After you try the procedure in QuickStart and read the other two, if
you still have questions please ask.

Cheers!

On Fri, Apr 13, 2012 at 12:34 PM, srini  wrote:
> Thanks Again for quick reply. Little curious about the procedure you
> suggested. I thought of using same procedure as you suggested. Like writing
> a java program to fetch xml record from db and parse the content hand it to
> Solr for indexing.
>
> but what if my database content get changed? should I re run my java program
> to fetch xml and add to solr for re indexing?
>
> the content of xml format does not match to solr example xml formats. Any
> suggestions here?
>
> when I import xml records from oracle and add it to solr and search for a
> word, solr is displaying whole xml doc which has that word. what is wrong
> with this procedure( I do see my search word in the content of xml, only bad
> part is it is displaying whole doc instead CDATA part of it).
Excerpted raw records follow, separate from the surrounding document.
__device__ __forceinline__ void store_chunk16(uint16_t* out, int64_t ld, int row_base, int nb, int M, int N, uint32_t stg,
                                              const uint32_t (&pk)[16]) {
  const int lane = threadIdx.x & 31;
  __syncwarp();
#pragma unroll
  for (int j = 0; j < 4; ++j)
    sts128(stg + lane * 64 + ((j ^ ((lane >> 1) & 3)) << 4), pk[4 * j], pk[4 * j + 1], pk[4 * j + 2], pk[4 * j + 3]);
  __syncwarp();
  const int cch = lane & 3;
  const int col = nb + 8 * cch;
  const bool vec = (ld & 7) == 0;
#pragma unroll
  for (int i = 0; i < 4; ++i) {
    const int r = 8 * i + (lane >> 2);
    const uint4 v = lds128(stg + r * 64 + ((cch ^ ((r >> 1) & 3)) << 4));
    const int grow = row_base + r;
    if (grow < M) {
      uint16_t* p = out + static_cast<int64_t>(grow) * ld + col;
      if (vec && col + 8 <= N) {
        *reinterpret_cast<uint4*>(p) = v;
      } else {
        const uint32_t w[4] = {v.x, v.y, v.z, v.w};
#pragma unroll
        for (int e = 0; e < 8; ++e)
          if (col + e < N) p[e] = static_cast<uint16_t>(w[e >> 1] >> ((e & 1) * 16));
      }
    }
  }
}

__device__ __forceinline__ void store_chunk32(float* out, int64_t ld, int row_base, int nb, int M, int N, uint32_t stg,
                                              const float (&f)[32]) {
  const int lane = threadIdx.x & 31;
  __syncwarp();
#pragma unroll
  for (int j = 0; j < 8; ++j)
    sts128(stg + lane * 128 + ((j ^ (lane & 7)) << 4), __float_as_uint(f[4 * j]), __float_as_uint(f[4 * j + 1]),
           __float_as_uint(f[4 * j + 2]), __float_as_uint(f[4 * j + 3]));
  __syncwarp();
  const int cch = lane & 7;
  const int col = nb + 4 * cch;
  const bool vec = (ld & 3) == 0;
#pragma unroll
  for (int i = 0; i < 8; ++i) {
    const int r = 4 * i + (lane >> 3);
    const uint4 v = lds128(stg + r * 128 + ((cch ^ (r & 7)) << 4));
    const int grow = row_base + r;
    if (grow < M) {
      float* p = out + static_cast<int64_t>(grow) * ld + col;
      if (vec && col + 4 <= N) {
        *reinterpret_cast<uint4*>(p) = v;
      } else {
        const uint32_t w[4] = {v.x, v.y, v.z, v.w};
#pragma unroll
        for (int e = 0; e < 4; ++e)
          if (col + e < N) p[e] = __uint_as_float(w[e]);
      }
    }
  }
}

constexpr uint32_t kColCacheOff = 128, kColTagOff = 640, kWarpSliceBytes = 2048;
__device__ __forceinline__ void col_cache_reset(uint32_t epi_smem) {
  for (int w = 0; w < 8; ++w)
    asm volatile("st.shared.b32 [%0], %1;" ::"r"(epi_smem + w * kWarpSliceBytes + kColTagOff), "r"(0u) : "memory");
}
template <class Fetch>
__device__ __forceinline__ void col_cache_fill(uint32_t stg, int n0, int c0, Fetch&& fetch) {
  uint32_t tag;
  asm volatile("ld.shared.b32 %0, [%1];" : "=r"(tag) : "r"(stg + kColTagOff) : "memory");
  if (tag == static_cast<uint32_t>(n0 + 1)) return;
  const int lane = threadIdx.x & 31;
  __syncwarp();
#pragma unroll
  for (int i = 0; i < 4; ++i) {
    const uint32_t v = fetch(n0 + (c0 + i) * 32 + lane);
    asm volatile("st.shared.b32 [%0], %1;" ::"r"(stg + kColCacheOff + 4 * (32 * i + lane)), "r"(v) : "memory");
  }
  if (lane == 0) asm volatile("st.shared.b32 [%0], %1;" ::"r"(stg + kColTagOff), "r"(n0 + 1) : "memory");
  __syncwarp();
}

template <int BN>
struct EpiStoreF32 {
  static constexpr bool kSplitColumns = true;
  struct State {};
  __device__ __forceinline__ void pre(State&, int, int, const GemmShape&, int, int, uint32_t) const {}
  static constexpr bool kPrefetchNext = false;
  static constexpr bool kRowConsts = false;
  static constexpr bool kEarlyRelease = false;
  static constexpr bool kTmaStore = false;
  __device__ __forceinline__ void cols(int, const GemmShape&, int, int, uint32_t) const {}
  __device__ __forceinline__ void block_begin(uint32_t) const {}
  __device__ __forceinline__ void block_end(uint32_t) const {}
  float* out;
  int64_t ld;
  int64_t split_stride;
  const float* bias;
  float alpha;
  __device__ __forceinline__ void run(uint32_t taddr, int row, int n0, int split, const GemmShape& s, int c0, int c1, uint32_t stg, State& st) const {
    float* orow = out + static_cast<int64_t>(split) * split_stride + static_cast<int64_t>(row) * ld;
    const bool row_ok = row < s.M;
#pragma unroll 1
    for (int c = c0; c < c1; ++c) {
      const int nb = n0 + c * 32;
      if (nb >= s.N) break;
      uint32_t v[32];
      tmem_ld_32x32(taddr + c * 32, v);
      const float b_lane = chunk_bias(bias, nb, s.N);
      tmem_ld_wait();
      float f[32];
#pragma unroll
      for (int j = 0; j < 32; ++j)
        f[j] = leaky(__uint_as_float(v[j]) + __shfl_sync(0xffffffffu, b_lane, j), alpha);
      if (row_ok) {
        if (nb + 32 <= s.N && (ld & 3) == 0) {
          float4* p = reinterpret_cast<float4*>(orow + nb);
#pragma unroll
          for (int j = 0; j < 8; ++j) p[j] = make_float4(f[4 * j], f[4 * j + 1], f[4 * j + 2], f[4 * j + 3]);
        } else {
#pragma unroll
          for (int j = 0; j < 32; ++j)
            if (nb + j < s.N) orow[nb + j] = f[j];
        }
      }
    }
  }
};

Please suggest
> if there is better of doing this task other than SolrJ
>
> Thanks in Advance
> Srini
>
>
>
>
>
> --
> View this message in context: 
> http://lucene.472066.n3.nabble.com/Solr-is-not-extracting-the-CDATA-part-of-xml-tp3908317p3908825.html
> Sent from the Solr - User mailing list archive at Nabble.com.



-- 
Lance Norskog
goks...@gmail.com


Re: Solr is not extracting the CDATA part of xml

2012-04-13 Thread srini
Thanks Again for quick reply. Little curious about the procedure you
suggested. I thought of using same procedure as you suggested. Like writing
a java program to fetch xml record from db and parse the content hand it to
Solr for indexing.

but what if my database content get changed? should I re run my java program
to fetch xml and add to solr for re indexing?

the content of xml format does not match to solr example xml formats. Any
suggestions here?

when I import xml records from oracle and add it to solr and search for a
word, solr is displaying whole xml doc which has that word. what is wrong
with this procedure( I do see my search word in the content of xml, only bad
part is it is displaying whole doc instead CDATA part of it). Please suggest
if there is better of doing this task other than SolrJ

Thanks in Advance
Srini





--
View this message in context: 
http://lucene.472066.n3.nabble.com/Solr-is-not-extracting-the-CDATA-part-of-xml-tp3908317p3908825.html
Sent from the Solr - User mailing list archive at Nabble.com.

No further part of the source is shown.